Emma Hayes, MBE, is going on seven years as manager of Chelsea FC Women (née Chelsea Ladies FC) and today, she will face the biggest game of her career in the first leg of the UEFA Women’s Champions League against all-conquering Olympique Lyonnais (16.00 BST kick-off).

Lyon are the “Harlem Globetrotters” of women’s football, as she says, although I think she’s a bit wrong there. The Globetrotters aren’t a relentless winning machine. They are entertainers. Lyon are the best of the best, and they’re ruthless — three Champions League and twelve French league titles in a row. If we want a basketball analogy, we probably should go with the Dream Team (1992) instead.

But even the Dream Team faltered eventually, losing three times at the 2004 Olympics, which remain the USA’s only three losses in men’s basketball at the Olympics since 1992. The reasons for the 2004 Dream Team’s failure are numerous and complex, but in her interview with the Telegraph, Hayes thinks she has spotted a weakness in Lyon’s armor, too.

But it’s not so easy as moving pieces around on a whiteboard and clicking a few options in Football Manager.

“I cannot all of a sudden give [the players] a tactical game plan that’s new this week. It has to be drilled into them. But you have to be adaptable. [...] I’m not stubborn about tactics. Formations are merely f*****g numbers. It’s all about space and who is hurting us where. That’s how I view the game.”

Managing space should be the primary consideration of any football game, whether in attack or in defense. It’s one of the reasons the game so hard to quantify.

“Does the set-up change? What’s the threat? Where does she want to run? Who’s going to deal with this player, then? What’s the biggest threat? Which pass are you more worried about? Is that the best space for us to attack, or is it where they want us to go? They’re all considerations. Now, take all of that at a basic level — how much am I going to tell my team? I’ll train them in brief instances.
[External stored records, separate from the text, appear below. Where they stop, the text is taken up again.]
# BenCooper305/RL-Cattle-Herding

Measured on AMD Instinct MI355X. Metric: env-steps/sec (agent-steps/sec) at 4096 envs/GPU, 1/2/4/8 MI355X, higher is better.
Workload: dtype f64; 1 GPU; BASELINE configs[3]: 4096 envs/GPU x (4 drones, 16 cattle), CTDE obs (12,86), random-action rollout with auto-reset; envs_per_gpu=4096, num_drones=4, num_cattle=16, mode=ctde, physics=pyb, parallelism=env-sharded x1 (no per-step collective)

## Files before the change

### rl-cattle-herding_amd/csrc/ch_api.cpp

```cpp
#include <hip/hip_runtime.h>

#include <algorithm>
#include <cstdlib>
#include <cmath>
#include <cstdio>
#include <cstring>
#include <new>
#include <string>
#include <vector>

#include "ch_handle.h"
#include "ch_spawn_table.inc"

using namespace ch;

thread_local std::string g_create_err;

static const double kEpisodeLen[8] = {40, 40, 40, 40, 80, 40, 80, 80};
static const int kLevelMin[8] = {3, 4, 4, 4, 4, 4, 4, 4};
static const int kLevelMax[8] = {3, 4, 4, 4, 4, 4, 12, 12};

static uint64_t splitmix(uint64_t& s) {
    uint64_t z = (s += 0x9E3779B97F4A7C15ull);
    z = (z ^ (z >> 30)) * 0xBF58476D1CE4E5B9ull;
// ... 657 lines not shown
}

int ch__set_geometry(ch_handle* h, int32_t G, int32_t block) {
    if (!h || G < 1 || G > 64 || G * h->NC > 64 || block < 128 || block % 64 ||
        block > ((h->pw || h->cfg.physics != CH_PHYS_PYB) ? CH_V2_MAX_BLOCK_PW : CH_V2_MAX_BLOCK))
        return CH_ERR_INVALID;
    if (G * h->M > 3 * (block - 64)) return CH_ERR_UNSUPPORTED;
    size_t lds = V2Layout(G, h->NC, h->M, h->P, h->cfg.mode, (int)h->rsize, h->pw ? block / 64 - 1 : 0).bytes();
    if (lds > 160 * 1024) return CH_ERR_UNSUPPORTED;
    bool sep = false;
    if (!h->pw) {
        const size_t l = V2Layout(G, h->NC, h->M, h->P, h->cfg.mode, (int)h->rsize, 0, true).bytes();
        if (l <= 160 * 1024) { sep = true; lds = l; }
    }
    h->G = G; h->block = block; h->lds = lds; h->sep = sep;
    HIP_TRY(h, prepare_step(h));
    return CH_OK;
}

int ch__geometry(const ch_handle* h, int32_t* G, int32_t* block, int64_t* lds, int32_t* kernel) {
    if (!h) return CH_ERR_INVALID;
    if (G) *G = h->G;
    if (block) *block = h->block;
    if (lds) *lds = (int64_t)h->lds;
    if (kernel) *kernel = h->kernel;
    return CH_OK;
}

int ch__obs_invalidate(ch_handle* h, void* stream) {
    if (!h) return CH_ERR_INVALID;
    h->obs_zero_ptr = nullptr;
    HIP_TRY(h, hipSetDevice(h->device));
    HIP_TRY(h, hipMemsetAsync(h->stale + h->E, 1, (size_t)h->E, (hipStream_t)stream));
    return CH_OK;
}

int ch__set_phase_mask(ch_handle* h, int32_t mask) {
    if (!h) return CH_ERR_INVALID;
    h->phase_mask = mask;
    return CH_OK;
}

int ch_metrics(ch_handle* h, double* out, int32_t reset_after, void* stream) {
    if (!h || !out) return fail(h, CH_ERR_INVALID, "ch_metrics: NULL argument");
    HIP_TRY(h, hipSetDevice(h->device));
    hipStream_t st = (hipStream_t)stream;
    HIP_TRY(h, launch_metrics_reduce(h->metrics, h->E, h->mdev, h->errw, h->mdev + CH_METRIC_COUNT, reset_after, st));
    HIP_TRY(h, hipMemcpyAsync(h->mhost, h->mdev, sizeof(double) * (CH_METRIC_COUNT + 1), hipMemcpyDeviceToHost, st));
    HIP_TRY(h, hipStreamSynchronize(st));
    std::memcpy(out, h->mhost, sizeof(double) * CH_METRIC_COUNT);
    return device_status(h, (int)h->mhost[CH_METRIC_COUNT]);
}

int ch_metrics_device(ch_handle* h, double* dev_out, int32_t reset_after, void* stream) {
    if (!h || !dev_out) return fail(h, CH_ERR_INVALID, "ch_metrics_device: NULL argument");
    HIP_TRY(h, hipSetDevice(h->device));
    HIP_TRY(h, launch_metrics_reduce(h->metrics, h->E, dev_out, nullptr, nullptr, reset_after, (hipStream_t)stream));
    return CH_OK;
}

int ch_get_eval(ch_handle* h, double* host_out, void* stream) {
    if (!h || !host_out) return fail(h, CH_ERR_INVALID, "ch_get_eval: NULL argument");
    if (!h->evald) return fail(h, CH_ERR_UNSUPPORTED, "ch_get_eval: the handle was created with eval_metrics = 0");
    HIP_TRY(h, hipSetDevice(h->device));
    HIP_TRY(h, hipStreamSynchronize((hipStream_t)stream));
    HIP_TRY(h, hipMemcpy(host_out, h->evald, sizeof(double) * h->E * h->NC, hipMemcpyDeviceToHost));
    return CH_OK;
}

int ch_outputs_to_host(ch_handle* h, const ch_step_io* io, ch_host_out* out, void* stream) {
    if (!h) return fail(nullptr, CH_ERR_INVALID, "ch_outputs_to_host: NULL handle");
    if (!io || !out || !io->obs || !io->reward || !io->terminated || !io->truncated || !out->obs || !out->reward ||
        !out->terminated || !out->truncated)
        return fail(h, CH_ERR_INVALID, "ch_outputs_to_host: obs, reward, terminated and truncated are required on both sides");
    if ((out->reset_happened || out->ended_env || out->ended_obs || out->ended_stats) && !io->reset_happened)
        return fail(h, CH_ERR_INVALID, "ch_outputs_to_host: the reset list needs io->reset_happened");
    if ((out->ended_obs && !io->terminal_obs) || (out->ended_stats && !io->episode_stats))
        return fail(h, CH_ERR_INVALID, "ch_outputs_to_host: ended_obs needs io->terminal_obs, ended_stats io->episode_stats");
    if (out->agent_active && !io->agent_active)
        return fail(h, CH_ERR_INVALID, "ch_outputs_to_host: agent_active needs io->agent_active");
    HIP_TRY(h, hipSetDevice(h->device));
    hipStream_t st = (hipStream_t)stream;
    const int64_t E = h->E;
    const size_t blk = (size_t)h->rows * 86, live = (size_t)h->NC * 86;
    if (io->reset_happened) {
        if (!h->st.count) {
            HIP_TRY(h, hipMalloc(&h->st.count, sizeof(long long)));
            HIP_TRY(h, hipMalloc(&h->st.env, sizeof(long long) * E));
            HIP_TRY(h, hipMalloc(&h->st.stats, sizeof(double) * 2 * E));
            HIP_TRY(h, hipMalloc(&h->st.obs, sizeof(float) * blk * E));
            HIP_TRY(h, hipHostMalloc(&h->st.count_host, sizeof(long long), hipHostMallocDefault));
        }
        HIP_TRY(h, launch_stage_ended(E, io->reset_happened, out->ended_obs ? io->terminal_obs : nullptr,
                                      out->ended_stats ? io->episode_stats : nullptr, (int)blk, h->st.count, h->st.env,
                                      h->st.stats, h->st.obs, st));
        HIP_TRY(h, hipMemcpyAsync(h->st.count_host, h->st.count, sizeof(long long), hipMemcpyDeviceToHost, st));
    }
    if (live == blk)
        HIP_TRY(h, hipMemcpyAsync(out->obs, io->obs, sizeof(float) * blk * E, hipMemcpyDeviceToHost, st));
    else
        HIP_TRY(h, hipMemcpy2DAsync(out->obs, sizeof(float) * blk, io->obs, sizeof(float) * blk, sizeof(float) * live, E,
                                    hipMemcpyDeviceToHost, st));
    const size_t K = (size_t)h->K;
    HIP_TRY(h, hipMemcpyAsync(out->reward, io->reward, sizeof(float) * K * E, hipMemcpyDeviceToHost, st));
    HIP_TRY(h, hipMemcpyAsync(out->terminated, io->terminated, K * E, hipMemcpyDeviceToHost, st));
    HIP_TRY(h, hipMemcpyAsync(out->truncated, io->truncated, K * E, hipMemcpyDeviceToHost, st));
// ... 42 lines not shown
```

### rl-cattle-herding_amd/csrc/ch_step_body.h

```cpp
#pragma once
#include <hip/hip_runtime.h>

#include <atomic>

#include "ch_common.h"
#include "ch_device.h"
#include "ch_internal.h"

namespace ch {

enum { I_N = 0, I_SC, I_SCA, I_HASPREV, I_LEVEL, I_TALLY, I_SPAWN, I_ACTIVE, I_EPISODE, I_FLOCK, I_RESET, I_NEWN,
       I_HERD, I_OBSD, I_COUNT };
static_assert(I_COUNT == kV2EnvInts, "LDS env-int rows");
enum { F_D = 0, F_T, F_H, F_A, F_E, F_R, F_X0, F_X1, F_X2,
       C_PAIRS, C_ROWS, C_COWS, C_FLOCK, C_DELTA, F_W, F_Q,
       Q_LEN, C_QUEUE, F_C,
       C_EULER,
       V_DSIMD,
       F_RSV0, F_RSV1, F_RSV2,
       F_HC,
       FLAG_COUNT };
static_assert(FLAG_COUNT <= kV2Flags, "LDS flag words");
#define FL_LIST (I_COUNT * G)
#define RS_LIST (I_COUNT * G + G)
// ... 538 lines not shown
    const R C2B = R(2 * 4.47213595499958);
    R gx = 0, gy = 0, cxx = 0, cyy = 0, sx = 0, sy = 0;
    int nb = 0;
    constexpr int NK = NT ? NT : 64;
    CH_UNROLL for (int k = 0; k < NK; ++k) {
        if (k >= N || k >= n) break;
        R t[6];
        const int f = delta_vals(S, N, u, g, k, t);
        if (f & 1) { ++nb; gx += t[0]; gy += t[1]; cxx += t[2]; cyy += t[3]; }
        if (f & 2) { sx += t[4]; sy += t[5]; }
    }
    ddx = 0; ddy = 0;
    if (nb > 0) { ddx = C2B * gx + C2B * cxx; ddy = C2B * gy + C2B * cyy; }
    ddx += sx; ddy += sy;
}

template <class R>
__device__ __forceinline__ void velocity_update(const StepParams<R>& p, const V2Smem<R>& S, int M, int e0, int u, R ddx,
                                                R ddy, R* nv = nullptr, int GM = 0) {
    const long long CS = (long long)p.E * M;
    const R C1G = R(5), C2G = R(0.2 * 2.23606797749979);
    const R qix = S.cx[u], qiy = S.cy[u], pix = S.cvx[u], piy = S.cvy[u];
    R gmx = -C1G * sigma_1(qix - R(1)) - C2G * pix, gmy = -C1G * sigma_1(qiy - R(1)) - C2G * piy;
    R qx = (S.aux[u] + ddx) + gmx, qy = (S.auy[u] + ddy) + gmy;
    const R dt_sqr = R(0.05 * 0.05);
    R vx = pix + qx * dt_sqr, vy = piy + qy * dt_sqr;
    R sp = norm2(vx, vy);
    if (sp > R(kMaxVelCattle)) { R f = R(kMaxVelCattle) / sp; vx *= f; vy *= f; }
    if (nv) { nv[u] = vx; nv[GM + u] = vy; return; }
    const long long ci = (long long)e0 * M + u;
    CH_STS(&p.cattle[2 * CS + ci], vx); CH_STS(&p.cattle[3 * CS + ci], vy);
}

template <class R>
__device__ __forceinline__ void flock_combine(const StepParams<R>& p, V2Smem<R>& S, int N, int M, int e0, int u, int n,
                                              const R* td, const uint8_t* tdf, int ib, int T) {
    const R C2B = R(2 * 4.47213595499958);
    R ddx = 0, ddy = 0, sx = 0, sy = 0, gx = 0, gy = 0, cxx = 0, cyy = 0;
    int nb = 0;
    CH_UNROLL for (int k = 0; k < N; ++k) {
        if (k >= n) break;
        const int i = ib + k;
        const int f = tdf[i];
        if (f & 1) { ++nb; gx += td[i]; gy += td[T + i]; cxx += td[2 * T + i]; cyy += td[3 * T + i]; }
        if (f & 2) { sx += td[4 * T + i]; sy += td[5 * T + i]; }
    }
    if (nb > 0) { ddx = C2B * gx + C2B * cxx; ddy = C2B * gy + C2B * cyy; }
    ddx += sx; ddy += sy;
    velocity_update(p, S, M, e0, u, ddx, ddy);
}

template <class R>
struct V2Pipe {
    enum { P_N = 0, P_B, P_C, P_SIMD, P_COUNT = 8 };
    static constexpr size_t kBytes = (27 + 7) * 64 * sizeof(R) + (2 * 64 + kV2Flags + P_COUNT) * sizeof(int);
    R *ho, *d1;
    int *hoi, *flags1, *sync;
    __device__ explicit V2Pipe(unsigned char* base) {
        ho = (R*)base; d1 = ho + 27 * 64;
        hoi = (int*)(d1 + 7 * 64); flags1 = hoi + 2 * 64; sync = flags1 + kV2Flags;
    }
};
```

“These are the questions you have to ask yourself. We’re brave. I’m brave. I’ll do what I can to get my team to a position. I don’t want to be changing my formation three times in a game, but I certainly won’t get to the end of it and say, ‘I should have done that.’ Is this a game that’s won in 45 minutes? No. I’m approaching this game in 15 minute blocks over two legs.”

Chelsea and Hayes may have spent the last seven years building up to this game, but just like in the last round, the team’s success could depend on spot decisions and luck and everything else that goes into the dark arts of football management.

“These are the hard things about managing football matches. We get too much credit when it goes well. People think this half time is like a magical moment: ‘Oh, the coach must have done something!’ I think it’s utter nonsense. If you’re getting pummelled by a team, more often than not you don’t just go, ‘S**t! We’re getting murdered!’ and then suddenly we’re completely in control. It’s the opposite. All you do is shorten the gap. ‘We’re getting murdered less - stay in the game.’

“It was like we were climbing anti-gravity paint in that game [against PSG]. I was just, ‘Put the fire out. Put the fire out.’ That’s the truth of it. I think if any coach tells you otherwise, they’re b**********g you.”

Tactical preparation, fighting fires, managing space. Last but not least, some “balls”.

“You can either sit here and s**t yourself, or you face it and go for it.”